Starting at the top of the entries below, set down each line exactly as written, and stop after the line containing "const bool on = (p".

* RAW DATA:
▬▬▬

template <int NW, typename IN>
__global__ __launch_bounds__(NW * 64) void k_wc_ef(UlcxEncCtx c, int k0, int k1) {
    extern __shared__ float efs[];
    float *ring = efs;
    int *flags = (int *)(ring + EF_RT * EF_TILE_FLOATS);
    const int wv = __builtin_amdgcn_readfirstlane(threadIdx.x >> 6), lane = threadIdx.x & 63;
    const int s0 = blockIdx.x * EF_SPW;
    const int nT = (k1 - k0) * c.BS / 64;
    constexpr int NP = NW - 1, NS = (EF_SPW + NP - 1) / NP;
    if (threadIdx.x < NW) flags[threadIdx.x] = 0;
    __syncthreads();
    if (wv > 0) {
        const int p = wv - 1;
        if (p >= EF_SPW) {
            if (lane == 0) __atomic_store_n(&flags[p], 0x7ffffff0, __ATOMIC_RELEASE);
            return;
        }
#ifndef EF_AHEAD
#define EF_AHEAD 3
#endif
        float2 A[EF_AHEAD][NS][3];
        const IN *sbase[NS];
#pragma unroll
        for (int i = 0; i < NS; i++) {
            const int s = s0 + p + NP * i;
            const int sc = ((p + NP * i < EF_SPW) && (s < c.B)) ? s : 0;
            sbase[i] = pcm_base<IN>(c) + (size_t)sc * c.K * c.BS * 2 + 2 * lane;
        }
        auto issue = [&](float2 (&A)[NS][3], int j) {
            const int t0 = (k0 * c.BS + j * 64) - c.BS / 2;
            const int t = t0 + lane;
#pragma unroll
            for (int i = 0; i < NS; i++) {
                const int s = s0 + p + NP * i;
                const bool on = (p + NP * i < EF_SPW) && (s < c.B);
                const int sc = on ? s : 0;
                if (t0 >= 1) {
                    const IN *q = sbase[i] + 2 * (ptrdiff_t)t0;
                    A[i][0] = ld2(q - 2); A[i][1] = ld2(q); A[i][2] = ld2(q + 2);
                } else { A[i][0] = smp_ld2<IN>(c, sc, t - 1); A[i][1] = smp_ld2<IN>(c, sc, t); A[i][2] = smp_ld2<IN>(c, sc, t + 1); }
            }
        };
        auto step = [&](float2 (&A)[NS][3], int j) {
            float2 v[NS];
#pragma unroll
            for (int i = 0; i < NS; i++) v[i] = wc_energy_stereo(A[i][0], A[i][1], A[i][2]);
            if (j + EF_AHEAD < nT) issue(A, j + EF_AHEAD);
            while (j >= __atomic_load_n(&flags[NP], __ATOMIC_ACQUIRE) + EF_RT) __builtin_amdgcn_s_sleep(4);
            float *tile = ring + (j % EF_RT) * EF_TILE_FLOATS;
#pragma unroll
            for (int i = 0; i < NS; i++) {
                const int sl = p + NP * i;
                if (sl < EF_SPW) {
                    const bool on = s0 + sl < c.B;
                    tile[(sl * 2 + 0) * EF_TS + lane] = on ? v[i].x : 0.0f;
                    tile[(sl * 2 + 1) * EF_TS + lane] = on ? v[i].y : 0.0f;
                }
            }
            __builtin_amdgcn_fence(__ATOMIC_RELEASE, "workgroup");
            if (lane == 0) __atomic_store_n(&flags[p], j + 1, __ATOMIC_RELEASE);
        };
#pragma unroll
        for (int a = 0; a < EF_AHEAD; a++) if (a < nT) issue(A[a], a);
        for (int j = 0; j < nT; j += EF_AHEAD) {
#pragma unroll
            for (int a = 0; a < EF_AHEAD; a++) if (j + a < nT) step(A[a], j + a);
        }
        return;
    }
    if (lane >= 2 * EF_SPW) return;
    __builtin_amdgcn_s_setprio(3);
    const int s = s0 + (lane >> 1), f = lane & 1;
    const bool live = s < c.B;
    float env = live ? c.wcs[s].tf[f] : 0.0f;
    const float cc = f ? c.cBP : c.cHP;
    constexpr int QS = 512 / 4;
    char *wq[4];
#pragma unroll
    for (int k = 0; k < 4; k++) wq[k] = (char *)((float *)c.env + envq_idx(c, s, k0 * c.BS / 4) + f * 256) + k * 8192 + 4096;
    for (int j = 0; j < nT; j++) {
        for (;;) {
            int m = (lane < NP) ? __atomic_load_n(&flags[lane], __ATOMIC_ACQUIRE) : 0x7fffffff;
            if (__all(m > j)) break;
            __builtin_amdgcn_s_sleep(1);
        }
        const float4 *row = (const float4 *)(ring + (j % EF_RT) * EF_TILE_FLOATS + lane * EF_TS);
        float4 x[16];
#pragma unroll
        for (int q = 0; q < 16; q++) x[q] = row[q];
        if (lane == 0) __atomic_store_n(&flags[NP], j + 1, __ATOMIC_RELEASE);
#pragma unroll
        for (int q = 0; q < 16; q++) {
            float4 v = x[q];
            float d;
            d = v.x - env; env += d * cc; v.x = env;
            d = v.y - env; env += d * cc; v.y = env;
            d = v.z - env; env += d * cc; v.z = env;
            d = v.w - env; env += d * cc; v.w = env;
            wc_st((float4 *)(wq[q >> 2] + ((q & 3) * 2048 - 4096)), v);
        }
#pragma unroll
        for (int k = 0; k < 4; k++) wq[k] += 16 * QS * sizeof(float4);
    }
    if (live) c.wcs[s].tf[f] = env;
}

▬▬▬

* EXERCISE ANSWER:
template <int NW, typename IN>
__global__ __launch_bounds__(NW * 64) void k_wc_ef(UlcxEncCtx c, int k0, int k1) {
    extern __shared__ float efs[];
    float *ring = efs;
    int *flags = (int *)(ring + EF_RT * EF_TILE_FLOATS);
    const int wv = __builtin_amdgcn_readfirstlane(threadIdx.x >> 6), lane = threadIdx.x & 63;
    const int s0 = blockIdx.x * EF_SPW;
    const int nT = (k1 - k0) * c.BS / 64;
    constexpr int NP = NW - 1, NS = (EF_SPW + NP - 1) / NP;
    if (threadIdx.x < NW) flags[threadIdx.x] = 0;
    __syncthreads();
    if (wv > 0) {
        const int p = wv - 1;
        if (p >= EF_SPW) {
            if (lane == 0) __atomic_store_n(&flags[p], 0x7ffffff0, __ATOMIC_RELEASE);
            return;
        }
#ifndef EF_AHEAD
#define EF_AHEAD 3
#endif
        float2 A[EF_AHEAD][NS][3];
        const IN *sbase[NS];
#pragma unroll
        for (int i = 0; i < NS; i++) {
            const int s = s0 + p + NP * i;
            const int sc = ((p + NP * i < EF_SPW) && (s < c.B)) ? s : 0;
            sbase[i] = pcm_base<IN>(c) + (size_t)sc * c.K * c.BS * 2 + 2 * lane;
        }
        auto issue = [&](float2 (&A)[NS][3], int j) {
            const int t0 = (k0 * c.BS + j * 64) - c.BS / 2;
            const int t = t0 + lane;
#pragma unroll
            for (int i = 0; i < NS; i++) {
                const int s = s0 + p + NP * i;
                const bool on = (p + NP * i < EF_SPW) && (s < c.B);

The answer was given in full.